▶ **Problem description**: Restate each entry below word for word, without skipping any.

*** Opening Task data ***

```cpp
struct pce_ctx {
    int device = 0;
    hipStream_t stream = nullptr;
    bool own_stream = false;
    enum { SIDE_TAIL = 0, SIDE_LUFS = 1, SIDE_STFT = 2, SIDE_COUNT = 3 };
    struct Side { hipStream_t s = nullptr; hipEvent_t fork = nullptr, join = nullptr; bool pending = false; } side[SIDE_COUNT];
    bool no_side = false;
    bool generic_median = false;
    bool pitch_refine_praat = false;
    bool gemm_few_rows = false;
    bool gemm_skinny = true;
    bool gemm_flat = true;
    bool stft_two_fft = false;
    std::string err;
    int cu_count = 0;

    DevBuf pcm_own;
    const int16_t *d_pcm = nullptr;
    DevBuf d_clip_off;
    std::vector<int64_t> clip_off;
    int32_t n_clips = 0;
    int32_t rate = 0;

    int en_cpb = 0;
    DevBuf en_work, en_out;
    SliceCache en_cache;
    int64_t en_n_work = 0;
    int32_t en_n = -1;

    DevBuf lu_meta, lu_chunks, lu_blocks, lu_pow, lu_state_end, lu_state_init, lu_energy, lu_zbuf, lu_out, lu_en_work, lu_en_acc;
    SliceCache lu_cache;
    int64_t lu_n_chunks = 0, lu_n_blocks = 0, lu_n_energy_work = 0;
    double lu_coef[13] = {0};
    int32_t lu_n = -1;
    int32_t lu_meter_rate = 0;
    bool lu_reads_en_out = false;
    std::vector<int32_t> lu_host_status;

    DevBuf pi_meta, pi_window, pi_windowR, pi_work, pi_cand, pi_gpeak, pi_psi, pi_f0, pi_strength, pi_summary, pi_peakwork, pi_acc, pi_rr, pi_items, pi_tw, pi_dl, pi_runs, pi_fslice, pi_blob;
    double pi_P[32] = {0};
    int64_t pi_n_work = 0, pi_n_energy_work = 0;
    int pi_np2 = 1;
    bool xattn_absorb = true;
    bool self_rows = true;
    bool pi_long_slices = false;
    SliceCache pi_cache;
    pce_pitch_params pi_params;
    bool pi_params_valid = false;
    int32_t pi_n = -1;
    int64_t pi_total_frames = 0;
    std::vector<int64_t> pi_frame_off;
    std::vector<int32_t> pi_status;
    std::vector<double> pi_t1;

    DevBuf st_out, st_max, st_off, st_window, st_twiddle, st_work, st_stage;
    int32_t st_nfft = 0, st_hop = 0;
    int64_t st_n_tiles = 0;
    bool st_ran = false;
    bool st_final = false;
    std::vector<int64_t> st_off_host;
// ... 91 lines not shown
```

### prosody-control-french-tts_amd/csrc/pce_whisper_decoder.inc

```
int pce_dtw_launch(pce_ctx *c, const double *d_x, int64_t x_stride, int ld, const int *d_rows, const int *d_cols, int N_max, int M_max,
                   int batch, unsigned char *d_trace, int *d_pi, int *d_pj, int *d_pl);

static void project_cross_kv(pce_ctx *c, const op_t *enc, int Ma, int d, const op_t *W, const float *bias, op_t *xk, op_t *xvt)
{
    if (launch_gemm_flat<FEPI_SPLIT>(c, enc, W, bias, xk, Ma, 2 * d, d, d, W_CTX, AT_SP, PCE_K_GEMM_FLAT_XKV, xvt, d)) return;
    launch_gemm<EPI_QKV>(c, enc, d, 0, W, Ma, 2 * d, d, bias, xk, d, 0, 1, reinterpret_cast<const float *>(xvt), W_CTX, d, AT_SP);
}
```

*** Closing Task data ***

▶ **Task response**:
```cpp
struct pce_ctx {
    int device = 0;
    hipStream_t stream = nullptr;
    bool own_stream = false;
    enum { SIDE_TAIL = 0, SIDE_LUFS = 1, SIDE_STFT = 2, SIDE_COUNT = 3 };
    struct Side { hipStream_t s = nullptr; hipEvent_t fork = nullptr, join = nullptr; bool pending = false; } side[SIDE_COUNT];
    bool no_side = false;
    bool generic_median = false;
    bool pitch_refine_praat = false;
    bool gemm_few_rows = false;
    bool gemm_skinny = true;
    bool gemm_flat = true;
    bool stft_two_fft = false;
    std::string err;
    int cu_count = 0;

    DevBuf pcm_own;
    const int16_t *d_pcm = nullptr;
    DevBuf d_clip_off;
    std::vector<int64_t> clip_off;
    int32_t n_clips = 0;
    int32_t rate = 0;

    int en_cpb = 0;
    DevBuf en_work, en_out;
    SliceCache en_cache;
    int64_t en_n_work = 0;
    int32_t en_n = -1;

    DevBuf lu_meta, lu_chunks, lu_blocks, lu_pow, lu_state_end, lu_state_init, lu_energy, lu_zbuf, lu_out, lu_en_work, lu_en_acc;
    SliceCache lu_cache;
    int64_t lu_n_chunks = 0, lu_n_blocks = 0, lu_n_energy_work = 0;
    double lu_coef[13] = {0};
    int32_t lu_n = -1;
    int32_t lu_meter_rate = 0;
    bool lu_reads_en_out = false;
    std::vector<int32_t> lu_host_status;

    DevBuf pi_meta, pi_window, pi_windowR, pi_work, pi_cand, pi_gpeak, pi_psi, pi_f0, pi_strength, pi_summary, pi_peakwork, pi_acc, pi_rr, pi_items, pi_tw, pi_dl, pi_runs, pi_fslice, pi_blob;
    double pi_P[32] = {0};
    int64_t pi_n_work = 0, pi_n_energy_work = 0;
    int pi_np2 = 1;
    bool xattn_absorb = true;
    bool self_rows = true;
    bool pi_long_slices = false;
    SliceCache pi_cache;
    pce_pitch_params pi_params;
    bool pi_params_valid = false;
    int32_t pi_n = -1;
    int64_t pi_total_frames = 0;
    std::vector<int64_t> pi_frame_off;
    std::vector<int32_t> pi_status;
    std::vector<double> pi_t1;

    DevBuf st_out, st_max, st_off, st_window, st_twiddle, st_work, st_stage;
    int32_t st_nfft = 0, st_hop = 0;
    int64_t st_n_tiles = 0;
    bool st_ran = false;
    bool st_final = false;
    std::vector<int64_t> st_off_host;
// ... 91 lines not shown
```

### prosody-control-french-tts_amd/csrc/pce_whisper_decoder.inc

```
int pce_dtw_launch(pce_ctx *c, const double *d_x, int64_t x_stride, int ld, const int *d_rows, const int *d_cols, int N_max, int M_max,
                   int batch, unsigned char *d_trace, int *d_pi, int *d_pj, int *d_pl);

static void project_cross_kv(pce_ctx *c, const op_t *enc, int Ma, int d, const op_t *W, const float *bias, op_t *xk, op_t *xvt)
{
    if (launch_gemm_flat<FEPI_SPLIT>(c, enc, W, bias, xk, Ma, 2 * d, d, d, W_CTX, AT_SP, PCE_K_GEMM_FLAT_XKV, xvt, d)) return;
    launch_gemm<EPI_QKV>(c, enc, d, 0, W, Ma, 2 * d, d, bias, xk, d, 0, 1, reinterpret_cast<const float *>(xvt), W_CTX, d, AT_SP);
}
```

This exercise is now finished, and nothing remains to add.